» **About this task**
Find the lines holding the string "hipEventElapsedTime" in the data, then copy all of them.
○ ○ ○ ○
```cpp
static void finish_phase(bjx_engine *e, uint32_t flags, bjx_batch_result *out, FinishFrom from, uint64_t n_list = 0) {
  const Bind &B = e->bind;
  hipStream_t st = e->stream;
  const BatchCtx &c = e->bc;
  const uint64_t n_lines = c.n_lines, n_res = c.n_res, n_ev = c.n_ev;
  const Lines &L = c.L;
  uint64_t n_trips = 0;
  e->ban_emitted = (flags & BJX_EMIT_BANS) != 0;
  e->ban_n_trips = 0;
  e->ban_ips.resize(0); e->ban_log.resize(0); e->ban_off.resize(1); e->ban_off.data()[0] = 0; e->ban_kind.resize(0);
  e->ban_ipb.resize(0); e->ban_ipo.resize(1); e->ban_ipo.data()[0] = 0;
  if (n_ev) {
    mark(e, 7);
    n_trips = trip_events(e, n_ev, from, n_list);
    if (n_trips) {
      e->d_trips.ensure(n_trips);
      hipLaunchKernelGGL(k_build_trips, dim3(grid_for(n_trips)), dim3(kBlock), 0, st, n_trips, e->trip_ev2.p, e->ev_el.p,
                         e->ev_rule.p, c.buf, e->nl.p, L, B.rules, e->d_trips.p);
      HIP_OK(hipGetLastError());
      if (flags & BJX_TRIPS_COMPACT) {
        e->d_trips_c.ensure(n_trips);
        hipLaunchKernelGGL(k_pack_trips, dim3(grid_for(n_trips)), dim3(kBlock), 0, st, n_trips, e->d_trips.p, e->d_trips_c.p);
        HIP_OK(hipGetLastError());
        e->trips_c.resize(n_trips);
        HIP_OK(hipMemcpyAsync(e->trips_c.data(), e->d_trips_c.p, n_trips * 8, hipMemcpyDeviceToHost, st));
      } else {
        e->trips.resize(n_trips);
        HIP_OK(hipMemcpyAsync(e->trips.data(), e->d_trips.p, n_trips * sizeof(bjx_trip), hipMemcpyDeviceToHost, st));
      }
      if (flags & BJX_EMIT_BANS) emit_bans(e, n_trips, (flags & BJX_BAN_RECORDS_ONLY) != 0);
    }
    if ((flags & BJX_COPY_RESULTS) && !e->res_written) {
      HIP_OK(hipMemsetAsync(e->scalars.p + 1, 0, 2 * 8, st));
      hipLaunchKernelGGL(k_emit, dim3((unsigned)std::min<uint64_t>(grid_for(n_lines), 4096)), dim3(kBlock), 0, st, e->bind,
                         n_lines, L, e->l_offs.p, e->res_seq.p, e->res_rule.p, e->ev_el.p, e->ev_rule.p, e->ev_res.p,
                         e->scalars.p + 1, true);
      HIP_OK(hipGetLastError());
      HIP_OK(hipMemsetAsync(e->rl_out.p, 0, n_res, st));
      e->res_written = true;
    }
    if (flags & BJX_COPY_RESULTS) {
      if (from == kFinSorted)
        hipLaunchKernelGGL(k_unsort, dim3(grid_for(n_ev)), dim3(kBlock), 0, st, n_ev, ev_words(e), rec_stride(e), e->ev_out_s.p,
                           e->ev_out.p);
      hipLaunchKernelGGL(k_scatter_rl, dim3(grid_for(n_ev)), dim3(kBlock), 0, st, n_ev, e->ev_res.p, e->ev_out.p, e->rl_out.p);
      HIP_OK(hipGetLastError());
      if (getenv("BJX_CHECK")) {
        e->chk_w.ensure(n_res + 1);
        e->chk.ensure(16);
        HIP_OK(hipMemsetAsync(e->chk_w.p, 0, (n_res + 1) * 4, st));
        HIP_OK(hipMemsetAsync(e->chk.p, 0, 32, st));
        hipLaunchKernelGGL(k_check_count, dim3(grid_for(n_ev)), dim3(kBlock), 0, st, n_ev, e->ev_res.p, 1u, n_res, e->chk_w.p,
                           e->chk.p);
        hipLaunchKernelGGL(k_check_most, dim3(grid_for(n_res)), dim3(kBlock), 0, st, n_res, e->chk_w.p, 1u, e->chk.p);
        HIP_OK(hipGetLastError());
        unsigned long long c[3];
        pin_get(e, c, e->chk.p, 24);
        pin_sync(e);
        if (c[0] || c[1]) {
          char msg[256];
          snprintf(msg, sizeof msg, "BJX_CHECK: %llu event result indices out of range, %llu RuleResults named by more than "
                   "one event (first %llu)", c[0], c[1], c[2]);
          throw BjxError(BJX_ERR_DEVICE, msg);
        }
      }
    }
  }
  HIP_OK(hipEventRecord(e->ev1, st));
  mark(e, 8);
  if (flags & BJX_COPY_RESULTS) {
    hipLaunchKernelGGL(k_final_flags, dim3(grid_for(n_lines)), dim3(kBlock), 0, st, n_lines, e->l_flags.p);
    e->line_flags.resize(n_lines);
    HIP_OK(hipMemcpyAsync(e->line_flags.data(), e->l_flags.p, n_lines, hipMemcpyDeviceToHost, st));
    if (n_res) {
      e->d_results.ensure(n_res);
      hipLaunchKernelGGL(k_build_results, dim3(grid_for(n_res)), dim3(kBlock), 0, st, n_res, e->res_seq.p, e->res_rule.p,
                         e->rl_out.p, e->d_results.p);
      e->results.resize(n_res);
      HIP_OK(hipMemcpyAsync(e->results.data(), e->d_results.p, n_res * sizeof(bjx_rule_result), hipMemcpyDeviceToHost, st));
    }
  }
  HIP_OK(hipStreamSynchronize(st));
  float ms = 0, mms = 0;
  HIP_OK(hipEventElapsedTime(&ms, e->ev0, e->ev1));
  HIP_OK(hipEventElapsedTime(&mms, e->evm0, e->evm1));
  {
    float kl = 0, kd = 0;
    HIP_OK(hipEventElapsedTime(&kl, e->evk[0], e->evk[1]));
// ... 1350 lines not shown
```

Before: 2.616 billion.

## Derive emit offsets from per-tile sums and in-block scans, not a per-line scan

A new kernel computes one count sum per tile of lines, and a small device scan over those tile sums gives each tile's base offset. The emit kernel then rebuilds each line's result/event offset with a wavefront shuffle scan plus a shared-memory per-wave prefix, and reads the batch total from the tile scan. The goal is to drop the full-length per-line exclusive scan and its l_offs array traffic. However, the full per-line scan is still run when counters are not requested, which is probably the default path, so that path gains an extra kernel and scan. The grid cap can now also be set through an environment variable.

Result: no change. 2.635 billion (median of 6 runs) (+0.7%).

```diff
diff --git a/banjax_amd/csrc/engine.hip b/banjax_amd/csrc/engine.hip
--- a/banjax_amd/csrc/engine.hip
+++ b/banjax_amd/csrc/engine.hip
@@ -2621,16 +2621,46 @@
   if (i + 1 == n || (jkey[i + 1] & 0xFFFFFF) != r) last[r] = (uint32_t)(i + 1);
 }
 
-__global__ __launch_bounds__(kBlock) void k_emit(Bind B, uint64_t n_lines, Lines L, const uint64_t *__restrict__ offs,
+__global__ __launch_bounds__(kBlock) void k_count_tiles(uint64_t n_lines, const uint64_t *__restrict__ counts,
+                                                        uint64_t *__restrict__ tile_sums) {
+  __shared__ unsigned long long s_w[kBlock / 64];
+  const uint64_t j = (uint64_t)blockIdx.x * kBlock + threadIdx.x;
+  uint64_t v = j < n_lines ? counts[j] : 0;
+#pragma unroll
+  for (int d = 32; d >= 1; d >>= 1) v += __shfl_xor(v, d);
+  if ((threadIdx.x & 63) == 0) s_w[threadIdx.x >> 6] = v;
+  __syncthreads();
+  if (threadIdx.x == 0) {
+    for (int w = 1; w < kBlock / 64; ++w) v += s_w[w];
+    tile_sums[blockIdx.x] = v;
+  }
+}
+
+__global__ __launch_bounds__(kBlock) void k_emit(Bind B, uint64_t n_lines, Lines L, const uint64_t *__restrict__ tile_base,
                                                  uint64_t *__restrict__ res_seq, uint32_t *__restrict__ res_rule,
                                                  uint32_t *__restrict__ ev_el, uint32_t *__restrict__ ev_rule,
                                                  uint32_t *__restrict__ ev_res, unsigned long long *bounds, bool want_res) {
   __shared__ unsigned long long s_acc[2][kBlock / 64];
+  __shared__ unsigned long long s_pre[2][kBlock / 64];
   unsigned long long has_ev = 0, ipb = 0;
-  for (uint64_t j = (uint64_t)blockIdx.x * blockDim.x + threadIdx.x; j < n_lines; j += (uint64_t)gridDim.x * blockDim.x) {
-    const uint64_t cnt = L.counts[j];
+  const uint32_t lane = threadIdx.x & 63, wave = threadIdx.x >> 6;
+  const uint64_t n_tiles = (n_lines + kBlock - 1) / kBlock;
+  uint32_t trip = 0;
+  for (uint64_t t = blockIdx.x; t < n_tiles; t += gridDim.x, trip ^= 1) {
+    const uint64_t j = t * kBlock + threadIdx.x;
+    const uint64_t cnt = j < n_lines ? L.counts[j] : 0;
+    uint64_t x = cnt;
+#pragma unroll
+    for (int d = 1; d < 64; d <<= 1) {
+      const uint64_t y = __shfl_up(x, d);
+      if (lane >= (uint32_t)d) x += y;
+    }
+    if (lane == 63) s_pre[trip][wave] = x;
+    __syncthreads();
     if (cnt == 0) continue;
-    uint64_t ro = offs[j] >> 32, eo = offs[j] & 0xFFFFFFFFull;
+    uint64_t off = tile_base[t] + x - cnt;
+    for (uint32_t w = 0; w < wave; ++w) off += s_pre[trip][w];
+    uint64_t ro = off >> 32, eo = off & 0xFFFFFFFFull;
     const int32_t hid = L.host_id[j];
     uint32_t s_begin = 0, s_end = 0;
     if (hid >= 0) { s_begin = B.site_off[hid]; s_end = B.site_off[hid + 1]; }
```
○ ○ ○ ○
» **Result for this task**
  HIP_OK(hipEventElapsedTime(&ms, e->ev0, e->ev1));
  HIP_OK(hipEventElapsedTime(&mms, e->evm0, e->evm1));
    HIP_OK(hipEventElapsedTime(&kl, e->evk[0], e->evk[1]));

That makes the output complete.